Docstrings: Comprehensive, agentic-friendly docstrings for all public functions.
Testing: Easily testable in isolation; supports both backend and agentic flows.
Documentation: This README and code docstrings document usage, parameters, and modes.

Usage

Backend Mode (default)

The server exports job data directly to Notion and returns export results.

Example:

from app.mcp.schemas.export_to_notion import ExportToNotionInput, NotionExportConfig
from app.mcp.tools.export_to_notion import export_to_notion

config = NotionExportConfig(
    notion_token="your_token",
    database_id="your_database_id"
)
input = ExportToNotionInput(config=config)
result = await export_to_notion(input)
print(f"Exported {result.exported} jobs to Notion")

Agentic Mode

The server returns a prompt for the client/agent to process with their own LLM.

Example:

input = ExportToNotionInput(config=config, context={"mode": "agentic"})
result = await export_to_notion(input)
prompt = result.context["llm_prompt"]
# Agent runs prompt through its own LLM and parses the result

Features

Batch Export: Export jobs in configurable batches
Filtering: Filter jobs by source, company, location, date range, status
Progress Tracking: Track export progress and handle errors gracefully
Update Existing: Option to update existing Notion pages or create new ones

Notes

The tool is fully MCP-compliant and supports both backend and agentic workflows.
Requires Notion integration token and database ID for configuration.
See code docstrings for parameter details and further examples.

🧪 Testing

This project uses unit tests and supports optional integration tests for all MCP tools and core logic.

Test Types

Unit Tests:
- Use pytest and pytest-asyncio for async test support.
- LLM calls are mocked (using unittest.mock.patch) to ensure tests are fast, reliable, and do not require network/API keys.
- Example: See tests/test_enrich_job.py for how the LLM is mocked and tool logic is tested in isolation.
Integration Tests (Optional):
- You can add tests that call real LLMs (OpenAI, etc.) to verify prompt quality and API integration.
- These are best run manually or in a separate test suite, as they may be slow, flaky, or incur costs.

Running Tests

Install dependencies:

pip install -r requirements.txt
pip install pytest pytest-asyncio

Run all tests:
```
pytest -v
```
Run a specific test file:
```
pytest tests/test_enrich_job.py
```
(Optional) Run integration tests:
- Mark integration tests with @pytest.mark.skip or a custom marker, and run them manually when needed.

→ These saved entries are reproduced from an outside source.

template <int CO, int CI, bool GATH>
__global__ __launch_bounds__(256, 2) void wgrad_strip_kernel(WArgs p)
{
    constexpr int TAPS = 9;
    constexpr int QO = CO / 4, QI = CI / 4, NB = QO * QI, PPM = 16 / NB, RNG = SW / PPM;
    static_assert(NB == 4 || NB == 8, "8x8, 16x8 or 8x16 channels");
    constexpr int XU = RNG + 2, XRS = PPM * XU;
    constexpr int XBS = 320, GBS = RB * SW;
    static_assert(RB * XRS <= XBS, "");
    constexpr int XRING = 3, GRING = 2;
    constexpr int XPS = XRING * XBS + 2, GPS = GRING * GBS + 2;
    constexpr int XNWI = QI * 5, GNWI = QO * RB, XNI = (XNWI + 3) / 4, GNI = (GNWI + 3) / 4;
    extern __shared__ __align__(16) float lds[];
    const unsigned lds0 = (unsigned)(size_t)(__attribute__((address_space(3))) char*)lds;
    constexpr unsigned GLDS = (unsigned)QI * XPS * 16;
    const int tid = threadIdx.x, lane = tid & 63, wave = __builtin_amdgcn_readfirstlane(tid >> 6);
    const int blk = lane >> 2, i4 = lane & 3;
    const int hi = blk % QI, ho = (blk / QI) % QO, slot = blk / NB;

    int t = (int)pg_xcd_remap(blockIdx.x, gridDim.x);
    const int strip = __builtin_amdgcn_readfirstlane(t % p.strips); t /= p.strips;
    const int seg = __builtin_amdgcn_readfirstlane(t % p.segs), n = __builtin_amdgcn_readfirstlane(t / p.segs);
    const int r0 = seg * p.seg_rows, ow0 = strip * SW;
    const int niter = p.seg_rows / RB;
    const int xH = p.ups ? (p.H >> 1) : p.H, xW = p.ups ? (p.W >> 1) : p.W;

    const unsigned xrowbytes = 4u * (unsigned)(xW * CI), grow = 4u * (unsigned)(p.W * CO);
    unsigned xvoff[XNI], xvstep[XNI], xdst[XNI], gvoff[GNI], gdst[GNI];
    const unsigned xblkstep = (p.ups ? 2u : 4u) * xrowbytes;
#pragma unroll
    for (int i = 0; i < XNI; ++i) {
        const int ii = i * 4 + wave, q = ii / 5, part = ii - q * 5;
        const int idx = part * 64 + lane;
        const int m = idx / XRS, e = idx - m * XRS, u = e / PPM, s = e - u * PPM;
        const int col = ow0 + RNG * s + u - 1, row = r0 - 1 + m;
        const bool ok = ii < XNWI && idx < RB * XRS && (unsigned)col < (unsigned)p.W;
        xvoff[i] = ok ? (unsigned)(p.ups ? (row >> 1) : row) * xrowbytes + 4u * (unsigned)((p.ups ? (col >> 1) : col) * CI + 4 * q) : PG_OOB;
        xvstep[i] = ok ? xblkstep : 0u;
        xdst[i] = lds0 + (unsigned)(q * XPS + part * 64) * 16u;
    }
#pragma unroll
    for (int i = 0; i < GNI; ++i) {
        const int jj = i * 4 + wave, q = jj / RB, m = jj - q * RB;
        const int u = lane / PPM, s = lane - u * PPM;
        const int col = ow0 + RNG * s + u, row = r0 + m;
        gvoff[i] = jj < GNWI ? (unsigned)row * grow + 4u * (unsigned)(col * CO + 4 * q) : PG_OOB;
        gdst[i] = lds0 + GLDS + (unsigned)(q * GPS + m * SW) * 16u;
    }
    const size_t ximg = (size_t)xH * xW * CI, gimg = GATH ? (size_t)(p.H >> 1) * (p.W >> 1) * CO : (size_t)p.H * p.W * CO;
    const pg_u32x4 rxs = rsrc_words(p.x + (size_t)n * ximg, (unsigned)(ximg * 4));
    const pg_u32x4 rgs = rsrc_words(p.gz + (size_t)n * gimg, (unsigned)(gimg * 4));
    constexpr int NGZ = GATH ? QO : 1;
    unsigned cvo[NGZ], bvo[NGZ];
    float4 gxr[NGZ];
    unsigned gbr[NGZ];
    __amdgpu_buffer_rsrc_t rgc = pg_make_rsrc(p.gz + (size_t)n * gimg, (unsigned)(gimg * 4)), rgb = rgc;
    if constexpr (GATH) {
        rgb = pg_make_rsrc(p.gbytes + (size_t)n * p.H * p.W * QO, (unsigned)(p.H * p.W * QO));
        const int m = tid >> 6, e = tid & 63, u = e / PPM, s = e - u * PPM;
        const int col = ow0 + RNG * s + u, row = r0 + m;
#pragma unroll
        for (int q = 0; q < NGZ; ++q) {
            cvo[q] = 4u * (unsigned)(((row >> 1) * (p.W >> 1) + (col >> 1)) * CO + 4 * q);
            bvo[q] = (unsigned)(row * p.W + col) * QO + q;
        }
    }
    auto gather_load = [&]() {
#pragma unroll
        for (int q = 0; q < NGZ; ++q) {
            gxr[q] = pg_buf_load4(rgc, cvo[q], 0);
            gbr[q] = __builtin_amdgcn_raw_buffer_load_b8(rgb, (int)bvo[q], 0, 0);
            cvo[q] += 2u * 4u * (unsigned)((p.W >> 1) * CO); bvo[q] += (unsigned)(RB * p.W * QO);
        }
    };
    auto gather_store = [&](int pos) {
#pragma unroll
        for (int q = 0; q < NGZ; ++q) {
            const float4 f = pg_sign_factors((unsigned char)gbr[q], p.gslope);
            const float4 v = gxr[q];
            *reinterpret_cast<float4*>(lds + GLDS / 4 + ((q * GPS + pos * GBS) + tid) * 4) =
                make_float4(v.x * (f.x * p.gmul), v.y * (f.y * p.gmul), v.z * (f.z * p.gmul), v.w * (f.w * p.gmul));
        }
    };
    auto dma16 = [&](const pg_u32x4& rs, unsigned vo, unsigned dst) {
        unsigned keep;
        asm volatile("s_mov_b32 %0, m0\n\ts_mov_b32 m0, %3\n\ts_nop 0\n\tbuffer_load_dwordx4 %1, %2, 0 offen lds\n\ts_mov_b32 m0, %0"
                     : "=&s"(keep) : "v"(vo), "s"(rs), "s"(dst) : "memory");
    };
    auto issue_x = [&](int pos) {
#pragma unroll
        for (int i = 0; i < XNI; ++i) {
            if (i * 4 + wave < XNWI) dma16(rxs, xvoff[i], __builtin_amdgcn_readfirstlane(xdst[i]) + (unsigned)pos * (XBS * 16u));
            xvoff[i] += xvstep[i];
        }
    };
    auto issue_g = [&](int pos) {
#pragma unroll
        for (int i = 0; i < GNI; ++i) {
            if (i * 4 + wave < GNWI) dma16(rgs, gvoff[i], __builtin_amdgcn_readfirstlane(gdst[i]) + (unsigned)pos * (GBS * 16u));
            gvoff[i] += 4u * grow;
        }
    };
    issue_x(0);
    if constexpr (GATH) { gather_load(); gather_store(0); } else issue_g(0);
    issue_x(1);

    f32x4 acc[TAPS];
#pragma unroll
    for (int tp = 0; tp < TAPS; ++tp) acc[tp] = f32x4{0.f, 0.f, 0.f, 0.f};
    float bsum = 0.f;
    typedef __attribute__((address_space(3))) const float* lds_fptr;
    const lds_cptr xl = (lds_cptr)lds + (hi * XPS + slot) * 16 + i4 * 4;
    const lds_cptr gl = (lds_cptr)lds + GLDS + (ho * GPS + slot) * 16 + i4 * 4;

    for (int it = 0; it < niter; ++it) {
        asm volatile("s_waitcnt vmcnt(0)" ::: "memory");
        __syncthreads();
        if (it + 2 <= niter) issue_x((it + 2) % XRING);
        if constexpr (GATH) { if (it + 1 < niter) gather_load(); }
        else if (it + 1 < niter) issue_g((it + 1) % GRING);
        __builtin_amdgcn_sched_barrier(0);
        const int rr0 = (RB * (it % XRING) + wave);
        lds_cptr xb[3];
#pragma unroll
        for (int dy = 0; dy < 3; ++dy) {
            int rr = rr0 + dy; if (rr >= RB * XRING) rr -= RB * XRING;
            xb[dy] = xl + ((rr / RB) * XBS + (rr % RB) * XRS) * 16;
        }
        const lds_cptr gb = gl + ((it % GRING) * GBS + wave * SW) * 16;
        float bcol[3][3];
#pragma unroll
        for (int dy = 0; dy < 3; ++dy) {
            bcol[dy][0] = *(lds_fptr)(xb[dy] + 0 * PPM * 16);
            bcol[dy][1] = *(lds_fptr)(xb[dy] + 1 * PPM * 16);
        }
#pragma unroll
        for (int ks = 0; ks < RNG; ++ks) {
            const float a = *(lds_fptr)(gb + ks * PPM * 16);
#pragma unroll
            for (int dy = 0; dy < 3; ++dy) bcol[dy][(ks + 2) % 3] = *(lds_fptr)(xb[dy] + (ks + 2) * PPM * 16);
            bsum += a;
#pragma unroll
            for (int dy = 0; dy < 3; ++dy)
#pragma unroll
                for (int dx = 0; dx < 3; ++dx)
                    acc[dy * 3 + dx] = __builtin_amdgcn_mfma_f32_4x4x1f32(a, bcol[dy][(ks + dx) % 3], acc[dy * 3 + dx], 0, 0, 0);
        }
        if constexpr (GATH) { if (it + 1 < niter) gather_store((it + 1) % GRING); }
    }
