static ClassPlan plan_rows(const RoundIn &in, int NK, const std::vector<int> &mem) {
  const RunEnv &R = in.R; rc_batch *b = R.b; rc_ctx *c = R.c;
  Extent x;
  ClassPlan p = class_base(b, NK, mem, &x);
  p.n = NK; p.rowParts = 1; p.simParts = 1;
  p.stride = static_cast<size_t>(2) * (x.maxL + 1) * code_pos_words(NK);
  const bool exactOnly = b->allExact || NK >= kFastRows;
  if (c->rowSplit && !exactOnly && !R.streaming) {
    const long long slots = static_cast<long long>(c->numCU) * 16;
    const long long partsAll = static_cast<long long>(in.together ? b->okBlocks.size() : mem.size()) * in.groups * 6;
    if ((!in.together || in.splitAll) && partsAll * 2 <= slots) {
      const size_t smax = static_cast<size_t>(x.maxL) / 3;
      p.rowParts = static_cast<int>(std::min<long long>(8, slots / partsAll));
      p.sbufStride = smax * (smax + 1) / 2 * kWave;
      p.sbufFloats = p.sbufStride * 6 * mem.size() * static_cast<size_t>(in.groups);
      if (p.sbufFloats * sizeof(float) > (static_cast<size_t>(256) << 20) || smax < 45) { p.rowParts = 1; p.sbufStride = p.sbufFloats = 0; }
    }
  }
  const bool twoRows = R.two_rows(NK);
  const size_t staged = static_cast<size_t>(x.maxL / 3) * ((NK + 4) / 5) * kWave * sizeof(uint32_t);
  const bool dualL2 = p.rowParts == 1 && !exactOnly && NK >= 3 && twoRows && staged <= c->ldsMaxBytes &&
                      c->ldsPerCU / std::max<size_t>(staged, kPhaseALds) <= 12;
  const bool stage = !exactOnly && !dualL2 && p.rowParts == 1 && (NK <= kDualRowsMaxNK || c->stageManyRows) &&
                     staged <= (twoRows ? c->ldsMaxBytes : std::min(c->ldsMaxBytes, c->ldsMaxBytesOneRow));
  int occ = 0;
  if (exactOnly) {
    p.kind = NullKind::Exact;
    occ = NK < kFastRows ? occupancy(c, NullKind::L2, NK, kPhaseALds) : occupancy(c, NullKind::Exact, NK, 0);
  } else if (stage) {
    p.lds = std::max<size_t>(staged, kPhaseALds);
    p.kind = twoRows && p.lds <= 48 * 1024 ? NullKind::StagedTwoRow : NullKind::Staged;
    occ = occupancy(c, NullKind::Staged, NK, p.lds);
  }
  if (!exactOnly && occ <= 0) {
    const NullKind want = dualL2 ? NullKind::L2TwoRow : (c->highOccupancy == 2 || (c->highOccupancy == 1 && b->classes.size() == 1)) ? NullKind::L2Occ : NullKind::L2;
    const PlainPlan pp = plain_plan(c, NK, x.maxNodes, want);
    occ = pp.occ; p.lds = pp.lds;
    p.kind = p.rowParts > 1 ? NullKind::RowSplit : pp.kind;
    const size_t tables = static_cast<size_t>(NK) * kWave * sizeof(float);
    if (pp.occ > 0 && pp.lds > tables) p.cacheSites = static_cast<int>((pp.lds - tables) / (static_cast<size_t>(code_pos_words(NK)) * sizeof(uint32_t)));
  }
  occ = std::max(1, occ);
  if (c->gridCapPerCU > 0) occ = std::min(occ, c->gridCapPerCU);
  int items = static_cast<int>(mem.size()) * in.groups;
  p.comboSplit = (p.rowParts > 1 || few_items(in, static_cast<double>(items), occ)) ? 1 : 0;
  if (p.rowParts > 1) {
    const long long its = static_cast<long long>(mem.size()) * in.groups;
    p.simParts = static_cast<int>(std::max<long long>(1, std::min<long long>({16, x.maxL / 16, static_cast<long long>(c->numCU) * 4 / std::max<long long>(its, 1)})));
    p.simGrid = static_cast<int>(std::min<long long>(its * p.simParts, static_cast<long long>(c->numCU) * occ));
  }
  if (p.comboSplit) items *= 6 * p.rowParts;
  p.grid = std::min(items, c->numCU * occ);
  p.grid = static_cast<int>(std::max<size_t>(1, std::min<size_t>(p.grid, (static_cast<size_t>(1) << 30) / std::max<size_t>(p.stride, 1))));
  p.gridExact = exactOnly ? 0 : std::min(p.grid, c->numCU);
  p.need = p.rowParts > 1 ? p.stride * std::max<size_t>(mem.size() * static_cast<size_t>(in.groups), static_cast<size_t>(p.gridExact))
                          : p.stride * std::max(p.grid, p.gridExact);
  p.tailShare = !exactOnly && c->tailSharing && !p.comboSplit && static_cast<size_t>(p.grid) <= steal_slots(c);
  return p;
}

static void size_two_launches(const RoundIn &in, ClassPlan &p, size_t blocks, int occD, int occS) {
  const rc_ctx *c = in.R.c;
  occD = std::max(1, occD); occS = std::max(1, occS);
  const long long slotsD = static_cast<long long>(c->numCU) * occD;
  const long long items = static_cast<long long>(blocks) * in.groups;
  const long long budgetBlocks = std::max<long long>(1, static_cast<long long>(c->genericScratchWords * sizeof(uint32_t) / p.codesBytes) / in.groups);
  const long long nBlocks = static_cast<long long>(blocks);
  const long long rounds = (nBlocks + budgetBlocks - 1) / budgetBlocks;
  p.roundBlocks = static_cast<int>((nBlocks + rounds - 1) / rounds);
  const long long roundItems = static_cast<long long>(p.roundBlocks) * in.groups;
  p.comboSplit = (few_items(in, static_cast<double>(items), occD) || roundItems < 8 * slotsD) ? 1 : 0;
  p.grid = static_cast<int>(std::min<long long>(roundItems * (p.comboSplit ? 6 : 1), slotsD));
  p.simGrid = static_cast<int>(std::min<long long>(roundItems, static_cast<long long>(c->numCU) * occS));
  p.need = (static_cast<size_t>(roundItems) * p.codesBytes + static_cast<size_t>(p.grid) * p.stateBytes + 3) / 4 + 64;
}

static ClassPlan plan_generic(const RoundIn &in, const std::vector<int> &mem) {
  rc_ctx *c = in.R.c;
  Extent x;
  ClassPlan p = class_base(in.R.b, kGenericClass, mem, &x);
  p.kind = NullKind::GenericDp; p.simKind = NullKind::GenericSim;
  p.lds = p.simLds = null_generic_lds_bytes(x.maxN, x.maxNodes);
  p.codesBytes = null_generic_codes_bytes(x.maxN, x.maxL, x.maxNodes);
  p.stateBytes = null_generic_state_bytes(x.maxN, x.maxL, x.maxNodes);
  size_two_launches(in, p, mem.size(), occupancy(c, NullKind::GenericDp, 0, p.lds), occupancy(c, NullKind::GenericSim, 0, p.simLds));
  return p;
}

static ClassPlan plan_tiled(const RoundIn &in, int cls, const std::vector<int> &mem) {
  rc_batch *b = in.R.b; rc_ctx *c = in.R.c;
  Extent x;
  ClassPlan p = class_base(b, cls, mem, &x);
  p.n = kTiledMinKT + (cls - kTiledClass0);
  p.kind = b->allExact ? NullKind::TiledDpNan : NullKind::TiledDp; p.simKind = NullKind::TiledSim;
  p.lds = 0;
  p.simLds = null_generic_lds_bytes(x.maxN, x.maxNodes);
  for (int bi : mem) p.codesBytes = std::max(p.codesBytes, null_tiled_codes_bytes(b->meta[bi].NK, p.n, b->meta[bi].L));
  p.stateBytes = null_tiled_state_bytes(x.maxL);
  size_two_launches(in, p, mem.size(), occupancy(c, NullKind::TiledDp, p.n, 0), occupancy(c, NullKind::GenericSim, 0, p.simLds));
  p.gridExact = p.kind == NullKind::TiledDp ? std::min(p.grid, c->numCU) : 0;
  return p;
}

struct RoundPlan { std::vector<ClassPlan> classes; bool concurrent = false; size_t need = 0, sbufFloats = 0; };

static RoundPlan plan_classes(const RunEnv &R, int groups, bool together) {
  const rc_batch *b = R.b; const rc_ctx *c = R.c;
  const RoundIn in{R, groups, together, static_cast<double>(b->okBlocks.size()) * groups <= c->splitFactor * c->numCU * 16};
  RoundPlan rp{{}, together, 0, 0};
  size_t needSum = 0, needMax = 0;
  for (const auto &kv : b->classes) {
    rp.classes.push_back(kv.first < kGenericClass ? plan_rows(in, kv.first, kv.second)
                         : kv.first == kGenericClass ? plan_generic(in, kv.second) : plan_tiled(in, kv.first, kv.second));
    needSum += rp.classes.back().need; needMax = std::max(needMax, rp.classes.back().need);
    rp.sbufFloats += rp.classes.back().sbufFloats;
  }
  std::stable_sort(rp.classes.begin(), rp.classes.end(), [](const ClassPlan &x, const ClassPlan &y) { return x.itemCost > y.itemCost; });
  rp.need = together ? needSum : needMax;
  return rp;
}

static RoundPlan plan_round(const RunEnv &R, int gLo, int gHi) {
  rc_batch *b = R.b; rc_ctx *c = R.c;
  trace("null: plan", b);
  const bool together = b->classes.size() > 1 && !c->serialNative;
  RoundPlan rp = plan_classes(R, gHi - gLo, together);
  if (together && rp.need > c->togetherWords) rp = plan_classes(R, gHi - gLo, false);
  const size_t streams = std::min(rp.classes.size(), static_cast<size_t>(c->classStreamCount));
  size_t scratchOff = 0, sbufOff = 0;
  for (size_t pi = 0; pi < rp.classes.size(); pi++) {
    ClassPlan &p = rp.classes[pi];
    if (rp.concurrent) { p.slot = pi % streams; p.scratchOff = scratchOff; scratchOff += p.need; }
    p.sbufOff = sbufOff; sbufOff += p.sbufFloats;
  }
  return rp;
}

size_t null_round_need(const RunEnv &R, int gLo, int gHi, size_t *sbufFloats) { const RoundPlan rp = plan_round(R, gLo, gHi); *sbufFloats = rp.sbufFloats; return rp.need; }

static void trace_launch(const RunEnv &R, const ClassPlan &p, int phase, int gLo, int gHi) {
  if (!trace_on()) return;
  std::fprintf(stderr, "[rc %14.1f us] null: launch   %p class=%d kernel=%s grid=%d exactGrid=%d simGrid=%d lds=%zu slot=%zu comboSplit=%d rowParts=%d simParts=%d cacheSites=%d scratch=%zu round=%d groups=%d..%d\n",
               trace_now_us(), static_cast<const void *>(R.b), p.cls, null_kernel_name(p.kind, p.n).c_str(), p.grid, p.gridExact, p.simGrid, p.lds, p.slot,
               p.comboSplit, p.rowParts, p.simParts, p.cacheSites, p.need, phase, gLo, gHi);
}

static int launch_rows(const RunEnv &R, const ClassPlan &p, NullArgs a, unsigned int *work, size_t stealIdx, uint32_t extraSkip, hipStream_t st) {
  rc_batch *b = R.b; rc_ctx *c = R.c;
  if (p.kind == NullKind::Exact) {
    a.skipMask = extraSkip; a.workCounter = work + kClassSlots * 8 + p.cls * 8;
    if (!launch_null(p.n, p.kind, a, p.grid, p.lds, st)) return fail(RC_ERR_UNSUPPORTED, "no null kernel for this number of rows");
    b->nl[2]++;
    return RC_OK;
  }
  a.skipMask = kFlagExact | extraSkip; a.workCounter = work + p.cls * 8; a.cacheSites = p.cacheSites;
  if (p.rowParts > 1) {
    if (!b->dsbuf.p || (p.sbufOff + p.sbufFloats) * sizeof(float) > b->dsbuf.cap) return fail(RC_ERR_ARG, "internal: the row buffer was not sized for this round");
    a.rowParts = p.rowParts; a.sbuf = b->dsbuf.as<float>() + p.sbufOff; a.sbufStride = p.sbufStride;
    a.simParts = p.simParts; a.simGrid = p.simGrid; a.simCounter = work + 2 * kClassSlots * 8 + p.cls * 8;
  }
  if (p.tailShare && b->dsteal.p) {
    if ((stealIdx + 1) * steal_words(c) * sizeof(uint32_t) <= b->dsteal.cap) a.steal = b->dsteal.as<unsigned int>() + stealIdx * steal_words(c);
    a.stealWait = R.streaming ? 0 : 1;
  }
  if (!launch_null(p.n, p.kind, a, p.grid, p.lds, st)) return fail(RC_ERR_UNSUPPORTED, "no null kernel for this number of rows");
  b->nl[2]++;
  if (p.rowParts > 1) launch_null_rowscan(a, a.nClassBlocks * (a.gHi - a.gLo), st);
  NullArgs e = a;
  e.classBlocks = b->dexact.as<int>() + b->classOff[p.cls];
  e.nBlocksPtr = b->dcounters.as<int>() + kCntExact + p.cls;
  e.nClassBlocks = 0; e.skipMask = extraSkip; e.comboSplit = 0; e.steal = nullptr;
  e.cacheSites = 0; e.rowParts = 0; e.sbuf = nullptr; e.simParts = 0; e.simGrid = 0; e.simCounter = nullptr;
  e.workCounter = work + kClassSlots * 8 + p.cls * 8;
  if (!launch_null(p.n, NullKind::Exact, e, p.gridExact, 0, st)) return fail(RC_ERR_UNSUPPORTED, "no null kernel for this number of rows");
  return RC_OK;
}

Example: Mocking LLM Calls

from unittest.mock import patch
import json

llm_response = json.dumps({"company": "TestCorp"})
with patch("app.mcp.tools.enrich_job.call_llm", return_value=llm_response):
    # ... run your test logic here ...

Benefits

Fast: No waiting for real LLMs or network calls.
Reliable: Tests are deterministic and do not depend on external services.
Safe: No API keys or costs required for unit tests.

See the tests/ directory for more examples and patterns.